# Izzy's 2nd week at home



## ali-s.j. (Jun 6, 2011)

A selection of photos from the past week, and what an exciting week it's been!

Bunny ears :bunny3:









What Dragon?









It's very big out here ....









This season's must have accessory:









When Izzy met Henry









What?









How do you make it swing?









You choose Phoebe!









Yeah, that one 









Playing with Gilly the Guide Dog Puppy


----------



## wilfiboy (Sep 18, 2010)

Lovely, lovely pictures, Izzy says this sand feels funny.... and love big sister Phoebe the half cockapoo helping her little sister x


----------



## ali-s.j. (Jun 6, 2011)

They're really getting on well now, Phoebe was playing chase with her earlier, I'm over the moon


----------



## Sarette (Mar 21, 2011)

Awesome pics!! xx


----------



## wilfiboy (Sep 18, 2010)

ali-s.j. said:


> They're really getting on well now, Phoebe was playing chase with her earlier, I'm over the moon


Ahhhhh brought a tear to my eye


----------



## MillieDog (Jun 1, 2011)

Lovely pics and great captions


----------



## curt3007 (May 28, 2011)

Aw love her to bits x


----------



## andy0 (Jan 10, 2011)

Gr8 pics izzy is so cute


----------



## ali-s.j. (Jun 6, 2011)

Thank you all for your lovely comments 
:ilmc:


----------



## JoJo (Mar 2, 2011)

What a great selection of pics ... ta for sharing with us all.. Izzy has settled in perfectly and I love the idea of living next to a beach ....


----------



## Bini (Jul 4, 2011)

Wonderful photos! Good catch of a photo with the bunny ears! Great to hear they get along so well now!


----------



## ali-s.j. (Jun 6, 2011)

JoJo, she is a treasure, I just love her to pieces


----------



## JoJo (Mar 2, 2011)

and so you should love her pieces .. Izzy is beautiful .. and you know what I think .. she is so much like a special little doggy I knew very well xxxxxx


----------



## mandym (Jun 5, 2011)

Izzy is adorable,great pics xxx


----------



## JoJo (Mar 2, 2011)

MandyM .. I must say I got all confused yesterday about your dogs and Kendal kindly put me right and saved the day , I thought you had all American Cockapoo’s .. doh JoJo totally messed up and was showing others pics of your America cocker spaniel pup doh as a cockapoo ... I think I need more sleep ....

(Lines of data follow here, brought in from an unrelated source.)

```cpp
extern "C" int lgc_solver_run(lgc_solver *s, int profile) {
    if (!s) return lgc_fail(LGC_EINVAL, "null solver");
    if (!s->have_shares && !s->prefix_ready)
        return lgc_fail(LGC_ESTATE, s->prefix_imported ? "the imported prefix has been consumed: import again before the next run"
                                                       : "lgc_solver_set_shares has not been called");
    HIPCHK(hipSetDevice(s->device));
    const Program &P = s->P;
    size_t wbytes = (size_t)P.n_words * 64 * sizeof(Lbl);
    size_t nin = P.nshares * P.in_words();
    const size_t nl = P.launches.size();
    size_t need_ev = 3 * nl;
    while (s->evs.size() < need_ev) {
        hipEvent_t e;
        HIPCHK(hipEventCreate(&e));
        s->evs.push_back(e);
    }
    while (s->evG.size() < nl) {
        hipEvent_t a, b;
        HIPCHK(hipEventCreateWithFlags(&a, hipEventDisableTiming));
        s->evG.push_back(a);
        HIPCHK(hipEventCreateWithFlags(&b, hipEventDisableTiming));
        s->evE.push_back(b);
        HIPCHK(hipEventCreateWithFlags(&b, hipEventDisableTiming));
        s->evC.push_back(b);
    }
    hipStream_t sG = s->stream, sE = profile ? s->stream : s->streamE;
// ... 373 lines not shown
```

linreg-mpc_amd/csrc/gc_kernels.h:

```cpp
#pragma once
#include <hip/hip_runtime.h>

#include "gc_device.h"
#include "gc_split.h"
#include "gc_launch.h"

namespace gc {

static inline hipError_t gc_launch_tabfill_impl(const Launch &L, const Lbl *stash, Lbl *tab, Lbl R, hipStream_t st) {
    const uint64_t per = kTpbTabfill / 64;
    uint64_t blocks = (L.steps + per - 1) / per;
    if (blocks > 2048) blocks = 2048;
    hipLaunchKernelGGL((gc_tabfill_kernel<kTpbTabfill>), dim3((unsigned)blocks), dim3(kTpbTabfill), 0, st, stash, tab,
                       (uint32_t)L.steps, L.step0, R);
    return hipGetLastError();
}

template <bool G, int PART>
static inline hipError_t gc_launch_records_impl(LaunchMode m, const Rec *recs, const Launch &L, Lbl *words, uint64_t *dec, Lbl *tab, Lbl R, int w,
                                    int p, hipStream_t st) {
    switch (m) {
    case LM_NONE:
        return hipSuccess;
    case LM_MAC: if constexpr (PART == 0) {
        constexpr int TPB = G ? kTpbMacG : kTpbMacE;
        const LaunchShape sh = gc_launch_shape(m, G, L.nrec, gc_num_cus());
        hipLaunchKernelGGL((gc_mac_kernel<G, TPB>), dim3(sh.grid), dim3(sh.threads), 0, st, recs + L.first_rec, L.nrec, sh.per_wg,
                           words, tab, L.step0, R, w, p);
    } break;
    case LM_MACK: if constexpr (PART == 0) {
        constexpr int TPB = G ? kTpbMackG : kTpbMackE;
        const LaunchShape sh = gc_launch_shape(m, G, L.nrec, gc_num_cus());
        hipLaunchKernelGGL((gc_mack_kernel<G, TPB>), dim3(sh.grid), dim3(sh.threads), 0, st,
                           recs + L.first_rec, L.nrec, sh.per_wg, words, tab, L.step0, R, w, p);
    } break;
    case LM_WIDE: if constexpr (PART == 1) {
        const LaunchShape sh = gc_launch_shape(m, G, L.nrec, gc_num_cus());
        hipLaunchKernelGGL((gc_exec_kernel<G, false, 4, kTpbWide>), dim3(sh.grid), dim3(sh.threads), 0, st,
                           recs + L.first_rec, L.nrec, words, tab, dec, L.step0, R, w, p);
    } break;
    case LM_SPLIT:
        if constexpr (PART == 2) {
            const LaunchShape sh = gc_launch_shape(m, G, L.nrec, gc_num_cus());
            hipLaunchKernelGGL((gc_split_kernel<G>), dim3(sh.grid), dim3(sh.threads), 0, st, recs + L.first_rec, L.nrec, words, tab, dec,
                               L.step0, R, w, p);
        }
        break;
    case LM_QUAD2:
        if constexpr (PART == 3) {
            const LaunchShape sh = gc_launch_shape(m, G, L.nrec, gc_num_cus());
            hipLaunchKernelGGL((gc_exec_kernel<G, true, 2, 256>), dim3(sh.grid), dim3(sh.threads), 0, st, recs + L.first_rec, L.nrec, words,
                               tab, dec, L.step0, R, w, p);
        }
        break;
    }
    return hipGetLastError();
}

}
```

linreg-mpc_amd/csrc/gc_launch.h:

```cpp
#pragma once
#include <hip/hip_runtime.h>

#include <atomic>
#include <cstdlib>
#include <vector>

#include "gc_aes.h"
#include "gc_program.h"

namespace gc {

#ifndef GC_TPB_MACG
#define GC_TPB_MACG 1024
#endif
#ifndef GC_TPB_MACE
#define GC_TPB_MACE 768
#endif
#ifndef GC_TPB_MACKG
#define GC_TPB_MACKG 1024
#endif
#ifndef GC_TPB_MACKE
#define GC_TPB_MACKE 768
#endif
static constexpr int kTpbMacG = GC_TPB_MACG, kTpbMacE = GC_TPB_MACE, kTpbMackG = GC_TPB_MACKG, kTpbMackE = GC_TPB_MACKE;
#ifndef GC_WIDE_LAUNCH
#define GC_WIDE_LAUNCH 520
#endif
static constexpr uint32_t kWideLaunch = GC_WIDE_LAUNCH;
static constexpr int kTpbWide = 768;
static constexpr uint32_t kNarrowMac = 1024;
static constexpr uint32_t kExclusiveMac = 4096;
static constexpr int kTpbTabfill = 1024;
#ifndef GC_SPLIT_MAX_RECS
#define GC_SPLIT_MAX_RECS 256
#endif
static constexpr uint32_t kSplitMaxRecs = GC_SPLIT_MAX_RECS;
inline std::atomic<int> &gc_split_enabled(bool garbler) {
    static std::atomic<int> on[2] = {{1}, {1}};
    return on[garbler ? 0 : 1];
}
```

How you doing my friend? Did you manage to get a stud? Any puppies due at yours?


----------



## sharplesfamily (Apr 28, 2011)

Ali she is just beautiful! I love her colouring. She looks so well and happy 

Xxx


----------



## DONNA (Jan 7, 2011)

Great pics she's so pretty.
Was that Izzy's first walk?? how did she go?


----------



## ali-s.j. (Jun 6, 2011)

Oh Donna, she was a little Angel  Phoebe was with us too, Izzy trotted along beside her beautifully. Slow progress on the high street, lots of admirers  We went to the pet shop and Phoebe stole some dried sausages for them both  It was such a glorious day, we came home along the beach for a bit, and just let her have a quick sniff down there ( Ciara had carried her most of the way back  )


----------



## Dylansmum (Oct 29, 2010)

Gorgeaous photos, but I want your house 
It's always been my dream to live on a beach.


----------



## ali-s.j. (Jun 6, 2011)

It's not quite so lovely in this weather  but we are very lucky to live here, it's a small town, with all the facilities we need for daily living, only 20 mins by train, 35 mins by car from Edinburgh. We bought this house with no central heating, needed total rewiring, still lots to do but we have lots of space, and as well as the beaches around we have some great woodland walking too - doggy heaven


----------



## colpa110 (Jul 5, 2011)

Lovely pup has a lovely home ( and lovely owner I'm sure!!).. very dangerous to look at pictures of cute puppies it just makes you want to have more


----------